The Innocence Of Muslims – Three Not So Random Thoughts

  1. Anti-semitism: As far as I know, when the Innocence of Muslims was shown on Egyptian television, the host of the program mentioned that it was a production by a Copt living in Egypt. When I learned about the film however sometime later most of the news outlets were talking about a Jewish, Zionist, Israeli-American. Or variants thereof. And with lots of money. Where did this story came from? And why was it so easily believed at first? Because it fits nice with some ancient stereotypes on Jews? Now it appears that the makers deliberately presented themselves as Jewish, Zionist, Israeli-Americans with lots of money. This isn’t an innocent way of drawing attention to the wrong people in order to protect yourself, it is a deliberate choice to put the blame on the Jews. I think that merits some attention and discussion.
  2. Politics of Aesthetics: Why does the idea that the film is of really poor quality matter in the discussion? One very often hears ‘Why are Muslims protesting over such a stupid movie?’ or ‘I don’t like the movie, it is poorly made, but Muslims should not use violence’. On what grounds is such an evaluation of the quality based? And if this was an Oscar winning movie (to mention just one contested standard of quality) would it then make sense to protest? Or if they won the Golden Calf (the Dutch film awards) violence is ok? What does an argument like that actually produce? It appears to allow people to distance themselves from both the filmmakers and Muslims. The former are provocateurs and amateurs with bad motives who don’t understand how to make a nice movie while the latter are irrational rioters who cannot distinguish between poor art and good art nor appreciate freedom of expression. What does that mean with regard to the type of art and protest that is expected, appreciated and allowed in particular societies (or circles within)? And what does that say about the people who use the argument; and yes I did as well in the beginning, but now it has started to bother me. It is like saying there are two aggressive irrational players fighting each other: the islamophobes vs. the Muslims and ‘we’ are the last refuge of the civilized world. Both groups are seen as to threaten modernity, peace and tolerance and just don’t have to qualities to appreciate the good life and share it with others? And instead of those Muslims and Islamophobes are we claiming to have the moral and aesthetic authority to be the Voice of ‘our’ moral community? And what is the role of the press in this?
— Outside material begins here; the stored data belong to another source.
namespace {
std::mutex g_host_mu;
std::map<void *, size_t> g_host_registered;
}
void *pjb_host_alloc(size_t bytes) {
    if (bytes >= ((size_t)8 << 20)) {
        const size_t huge = (size_t)2 << 20, len = (bytes + huge - 1) & ~(huge - 1);
        void *p = mmap(nullptr, len, PROT_READ | PROT_WRITE, MAP_PRIVATE | MAP_ANONYMOUS, -1, 0);
        if (p != MAP_FAILED) {
            (void)madvise(p, len, MADV_HUGEPAGE);
            const size_t nt = std::min<size_t>(4, len >> 24);
            auto touch = [&](size_t t) {
                const size_t per = ((len / std::max<size_t>(nt, 1)) + huge - 1) & ~(huge - 1), a = std::min(len, per * t), b = std::min(len, a + per);
                for (size_t o = a; o < b; o += 4096) ((volatile uint8_t *)p)[o] = 0;
// ... 85 lines not shown
    hipDeviceProp_t prop;
    e = hipGetDeviceProperties(&prop, cfg->device);
    if (e != hipSuccess) return fail(nullptr, PJB_ERR_HIP, "hipGetDeviceProperties: %s", hipGetErrorString(e));
    cmark("hipSetDevice, hipGetDeviceProperties");
    const int n_cu = prop.multiProcessorCount;
    if (prop.warpSize != 64)
        return fail(nullptr, PJB_ERR_NO_DEVICE, "device %d (%s) is not a wave64 CDNA device", cfg->device, prop.gcnArchName);
    pjb_ctx *c = new (std::nothrow) pjb_ctx();
    if (!c) return fail(nullptr, PJB_ERR_NOMEM, "out of host memory");
    const int dev = cfg->device;
    auto attributes = [dev] {
        (void)hipSetDevice(dev);
        ingest_kernel_attributes();
        (void)hipFuncSetAttribute((const void *)rs_scatter<0, u64>, hipFuncAttributeMaxDynamicSharedMemorySize, (int)rs_scatter_lds_bytes(RS_MAX_BITS));
        (void)hipFuncSetAttribute((const void *)rs_scatter<0, u32>, hipFuncAttributeMaxDynamicSharedMemorySize, (int)rs_scatter_lds_bytes(RS_MAX_BITS, 4));
    };
    std::thread attr_thread(attributes);
    struct JoinAttr {
        std::thread &t;
        ~JoinAttr() {
            if (t.joinable()) t.join();
        }
    } join_attr{attr_thread};
    c->cfg = *cfg;
    memset(&c->timing, 0, sizeof c->timing);
    e = hipStreamCreateWithFlags(&c->stream, hipStreamNonBlocking);
    if (e != hipSuccess) {
        delete c;
        return fail(nullptr, PJB_ERR_HIP, "hipStreamCreate: %s", hipGetErrorString(e));
    }
// ... 706 lines not shown
        pass_bits.assign((size_t)n_pass, sort_bits / n_pass);
        for (int p = 0; p < sort_bits % n_pass; p++) pass_bits[(size_t)p]++;
        const int dbits = pass_bits[0];
        int rc2;
        if ((rc2 = ensure(c, S.hist, (size_t)plan_tiles * (1u << dbits) * 4))) return rc2;
        if ((rc2 = ensure(c, S.hist_scan, (size_t)plan_tiles * (1u << dbits) * 4))) return rc2;
        if ((rc2 = ensure(c, S.bintotal, (size_t)4 << dbits))) return rc2;
        if ((rc2 = ensure(c, S.hist_part, (size_t)((plan_tiles + RSP_TILES - 1) / RSP_TILES) * (1u << dbits) * 4))) return rc2;
        return PJB_OK;
    };
    const bool run_route = lim.dense && lim.run_sort;
    RunOut ro;
    memset(&ro, 0, sizeof ro);
    const u32 run_cap = (u32)std::min<u64>((u64)PL / 8 + 64ull * rs_tiles, 0xfff00000ull);
    const u32 ro_tiles = (run_cap + RS_TILE - 1) / RS_TILE;
    u64 *ro_total = nullptr, *ro_key[2] = {nullptr, nullptr};
    u32 *run_dest = nullptr, *ro_idx[2] = {nullptr, nullptr};
    if (run_route) {
        auto al = [](size_t b) { return (b + 255) & ~(size_t)255; };
        const size_t slack = (size_t)run_cap + RS_TILE;
        const size_t at_tf = 256, at_tn = at_tf + al((size_t)rs_tiles * 4), at_key = at_tn + al((size_t)rs_tiles * 4), at_cnt = at_key + al(slack * 8),
                     at_dest = at_cnt + al((size_t)run_cap * 4), at_k0 = at_dest + al((size_t)run_cap * 4), at_k1 = at_k0 + al(slack * 8),
                     at_i0 = at_k1 + al(slack * 8), at_i1 = at_i0 + al(slack * 4), at_end = at_i1 + al(slack * 4);
        if ((rc = ensure(c, S.runs, at_end))) return rc;
        uint8_t *b = (uint8_t *)S.runs.p;
        ro.n_runs = (u32 *)b;
        ro_total = (u64 *)(b + 8);
        ro.tile_first = (u32 *)(b + at_tf);
        ro.tile_n = (u32 *)(b + at_tn);
        ro.key = (u64 *)(b + at_key);
// ... 29 lines not shown
        if (run_route) plan_tiles = ro_tiles;
        if ((rc = plan_passes())) return rc;
        LAUNCH(c, "kd_assign", kd_assign, dim3(rs_tiles), dim3(256), okey, d_P, kf, (const u64 *)S.bitmap.p, (const u32 *)S.wrank.p,
               (const u32 *)S.ends.p, (const u32 *)S.firstid.p, JL, (const u64 *)S.total.p, (u32 *)S.jidbam.p, (u32 *)S.acc.p, (const u64 *)S.jkey.p,
               (const int32_t *)S.ancl.p, (const int32_t *)S.ancr.p, d_err, d_cs, run_route ? 0 : pass_bits[0], (u32 *)S.hist.p, ro);
        first_hist_done = !run_route;
        if ((rc = fork_k4b())) return rc;
        LAUNCH(c, "kd_reset", kd_reset, dim3(cand_blocks), dim3(256), (const u64 *)cand, (const u32 *)cand_rank, kf, JL, (const ContigStats *)d_cs,
               (u64 *)S.bitmap.p, (u32 *)S.ends.p, (u32 *)S.pagecnt.p);
        S.dense_at_rest = true;
    } else if ((rc = plan_passes()))
        return rc;
    int cur = 0, shift = 0;
    static const char *const rs_names[4] = {"rs_hist", "rs_panel_sums", "rs_panel_scan", "rs_scatter"};
    static const char *const ro_names[6] = {"ro_hist", "ro_panel_sums", "ro_panel_scan", "ro_scatter", "ro_offsets", "rs_place"};
    auto sort_pass = [&](auto key_tag, const void *kin_v, void *kout_v, const u32 *vin, u32 *vout, int bits, const u32 *d_n, u32 tiles,
                         const char *const *names) -> int {
        using K = decltype(key_tag);
        const K *kin = (const K *)kin_v;
        K *kout = (K *)kout_v;
        if (!(shift == 0 && first_hist_done))
            LAUNCH(c, names[0], rs_hist<K>, dim3(tiles), dim3(256), kin, d_n, shift, bits, (u32 *)S.hist.p, tiles);
        {
            const u32 nb = 1u << bits, n_panels = (tiles + RSP_TILES - 1) / RSP_TILES;
            LAUNCH(c, names[1], rs_panel_sums, dim3(n_panels, (nb + 255) / 256), dim3(256), (const u32 *)S.hist.p, tiles, nb, (u32 *)S.hist_part.p);
            LAUNCH(c, names[2], rs_panel_scan, dim3(n_panels, (nb + 255) / 256), dim3(256), (const u32 *)S.hist.p, (const u32 *)S.hist_part.p, tiles, nb,
                   (u32 *)S.hist_scan.p, (u32 *)S.bintotal.p);
        }
#define RS_SCATTER(B)                                                                                                                          \
    LAUNCH_LDS(c, names[3], (rs_scatter<B, K>), dim3(tiles), dim3(256), rs_scatter_lds_bytes(bits, sizeof(K)), kin, vin, kout, vout, d_n, \
               shift, bits, (const u32 *)S.hist_scan.p, (const u32 *)S.bintotal.p, tiles)
        switch (bits) {
        case 9: RS_SCATTER(9); break;
        case 10: RS_SCATTER(10); break;
        case 11: RS_SCATTER(11); break;
        default: RS_SCATTER(0); break;
        }
#undef RS_SCATTER
        return PJB_OK;
    };
    for (int p = 0; p < n_pass; p++) {
        const int bits = pass_bits[(size_t)p];
        if (bits <= 0) break;
        if (run_route) {
            rc = sort_pass((u64)0, p == 0 ? (const void *)ro.key : (const void *)ro_key[cur], ro_key[cur ^ 1], p == 0 ? nullptr : (const u32 *)ro_idx[cur],
                           ro_idx[cur ^ 1], bits, (const u32 *)ro.n_runs, ro_tiles, ro_names);
        } else {
            const u32 *vin = p == 0 ? nullptr : (const u32 *)S.idx[cur].p;
            u32 *vout = (u32 *)S.idx[cur ^ 1].p;
            if (lim.dense) rc = sort_pass((u32)0, p == 0 ? S.jidbam.p : S.key[cur].p, S.key[cur ^ 1].p, vin, vout, bits, d_P, rs_tiles, rs_names);
            else rc = sort_pass((u64)0, p == 0 ? S.okey.p : S.key[cur].p, S.key[cur ^ 1].p, vin, vout, bits, d_P, rs_tiles, rs_names);
        }
        if (rc) return rc;
        cur ^= 1;
        shift += bits;
    }
    if (run_route) {
        const u32 *order = ro_idx[cur];
        if ((rc = run_scan(c, ro_names[4], RunCountFn{(const u32 *)ro.cnt, order}, RunDestSink{run_dest, order}, (u64)run_cap, ro_total, (const u32 *)ro.n_runs)))
            return rc;
        cur = 1;
        LAUNCH(c, ro_names[5], rs_place, dim3(rs_tiles), dim3(256), (const u32 *)S.jidbam.p, d_P, (const u64 *)ro.key, (const u32 *)run_dest,
               (const u32 *)ro.tile_first, (const u32 *)ro.tile_n, run_cap, ro.tile_bits, (u32 *)S.key[cur].p, (u32 *)S.idx[cur].p);
        n_pass = 1;
    }
    f.n_pass = n_pass;
    const u32 *sidx = (const u32 *)S.idx[cur].p;
    f.sidx = sidx;
    const u32 *jid_sorted = lim.dense ? (const u32 *)S.key[cur].p : (const u32 *)S.jid.p;
    f.jid_sorted = jid_sorted;
    STAGE_EVENT(2);
    if ((rc = ensure(c, S.entsum, (size_t)JL * 8 + 16))) return rc;
    const u32 n_slices_lim = (PL + 63) / 64 + 1;
    const hipStream_t tl = st;
// ... 101 lines not shown
    }
    const hipStream_t rows_stream = c->side_stream ? c->stream3 : tl;
    if (rows_stream != tl) {
        HIP_TRY(c, hipEventRecord(S.ev_rows, tl));
        HIP_TRY(c, hipStreamWaitEvent(rows_stream, S.ev_rows, 0));
    }
    {
        struct StreamScope {
            pjb_ctx *c;
            hipStream_t main;
            ~StreamScope() { c->stream = main; }
        } scope{c, c->stream};
        c->stream = rows_stream;
        LAUNCH(c, "k6_rows_out", k6_rows_out, dim3(K6_BLOCKS), dim3(256), (const u64 *)S.rows.p, (const ContigStats *)d_cs,
               (u64 *)c->rows_table, row_base, mirror_base, (RowCursor *)c->b_cursor.p, mirror_table, mirror_room, d_err, d_gen_cnt, S.pub_dev,
               (const MemberStats *)d_members, d_member_junc, n_members);
    }
    S.at_rest = true;
    HIP_TRY(c, hipEventRecord(S.ev[7], rows_stream));
    HIP_TRY(c, hipEventRecord(S.ev_done, rows_stream));
#undef STAGE_EVENT
    f.queued = true;
    return PJB_OK;
}

static void wait_flight(pjb_ctx *c, Flight &f) {
    if (f.queued) (void)hipEventSynchronize(c->sl[f.slot].ev_done);
}

static void unqueue_followers(pjb_ctx *c) {
    for (int k = 1; k < c->n_fl; k++) {
// ... 277 lines not shown
            R.n_junctions = ms[m].n_junc;
            pairs += ms[m].n_pairs;
            juncs += ms[m].n_junc;
        }
        if (pairs != cs.n_pairs || juncs != J)
            return fail(c, PJB_ERR_STATE, "finish_group: members hold %llu pairs / %llu junctions, the chain %llu / %u", (unsigned long long)pairs,
                        (unsigned long long)juncs, (unsigned long long)cs.n_pairs, J);
        Rsum.spliced = cs.spliced;
        Rsum.unspliced = cs.unspliced;
        Rsum.sum_len = cs.sum_len;
        Rsum.min_len = cs.min_len;
        Rsum.max_len = cs.max_len;
    }
    c->junc_seen = std::max(c->junc_seen, group ? J / (u32)n_members : J);
    if (f.n_reads > 0) c->junc_per_read = std::max(c->junc_per_read, (double)J / (double)f.n_reads);
    c->timing.sort_passes = f.n_pass;
    c->timing.repeats = repeats;
    c->timing.repeat_reasons = repeat_reasons;
    c->timing.generic_pairs = 0;
    c->timing.generic_reads = 0;
    c->timing.checked_reads = *(const u32 *)(S.pub + PUB_CHECKED_AT);
    for (u32 k = 0; k < GEN_SHARDS; k++) {
        c->timing.generic_pairs += ((const u32 *)(S.pub + PUB_GEN_AT))[k];
        c->timing.generic_reads += ((const u32 *)(S.pub + PUB_GREADS_AT))[k];
    }
    c->timing.position_runs = cs.R;
    c->timing.candidates = lim.dense ? cs.n_cand : 0;
    const size_t old = c->rows_n;
    {
        u32 at[2];
// ... 275 lines not shown
}

int pjb_set_option(pjb_ctx *c, const char *name, int64_t value) {
    if (!c || !name) return PJB_ERR_ARG;
    if (c->n_fl) return fail(c, PJB_ERR_STATE, "set_option: target %d is still queued", c->fl[0].tid);
    const std::string n = name;
    if (n == "overlap") c->side_stream = value != 0;
    else if (n == "dense_ids") c->dense_ids = value != 0;
    else if (n == "extra_dense") c->extra_dense_only = value != 0;
    else if (n == "sort_floor") c->sort_floor = (u32)std::max<int64_t>(1, std::min<int64_t>(value, 1 << 30));
    else if (n == "window_skip") c->window_skip = value != 0;
    else if (n == "run_sort") c->run_sort = value != 0;
    else if (n == "run_window") {
        if (value < 0 || value > (int64_t)RUN_W) return fail(c, PJB_ERR_ARG, "set_option: run_window takes 0 (the default, %u) to %u", RUN_W, RUN_W);
        c->run_window = (u32)value;
    } else if (n == "grow_batch") {
        if (value < 0 || value > 32768) return fail(c, PJB_ERR_ARG, "set_option: grow_batch takes 0 (the default: what the pool holds) to 32768 trees");
        c->grow_batch = (u32)value;
    } else if (n == "knn_chunk") {
        if (value < 0 || value > (1 << 22)) return fail(c, PJB_ERR_ARG, "set_option: knn_chunk takes 0 (the default: sized to fill the chip) to %d base rows", 1 << 22);
        c->knn_chunk = (u32)value;
    } else if (n == "list_cap") c->list_cap_forced = (u32)std::max<int64_t>(0, std::min<int64_t>(value, 1 << 30));
    else return fail(c, PJB_ERR_ARG, "set_option: unknown option '%s'", name);
    return PJB_OK;
}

  3. On Seeing: Ok, if Muslims don’t want to be offended, then don’t watch the film! How many times did we hear that? But also, ‘Really, you are protesting, but you haven’t even seen the film?!’ So, if people do see the film, it is their own fault they feel offended (so don’t protest it is your own fault). If they do not watch it, they should not protest. Well, apparently people can share particular feelings and ideas without actually seeing them first hand. Apparently, there is another mechanism at work here, but more important is that both arguments only work to convince Muslims they should not protest at all and, again, make them look irrational. And the combination of the two is a trap; damned if you do, damned if you don’t.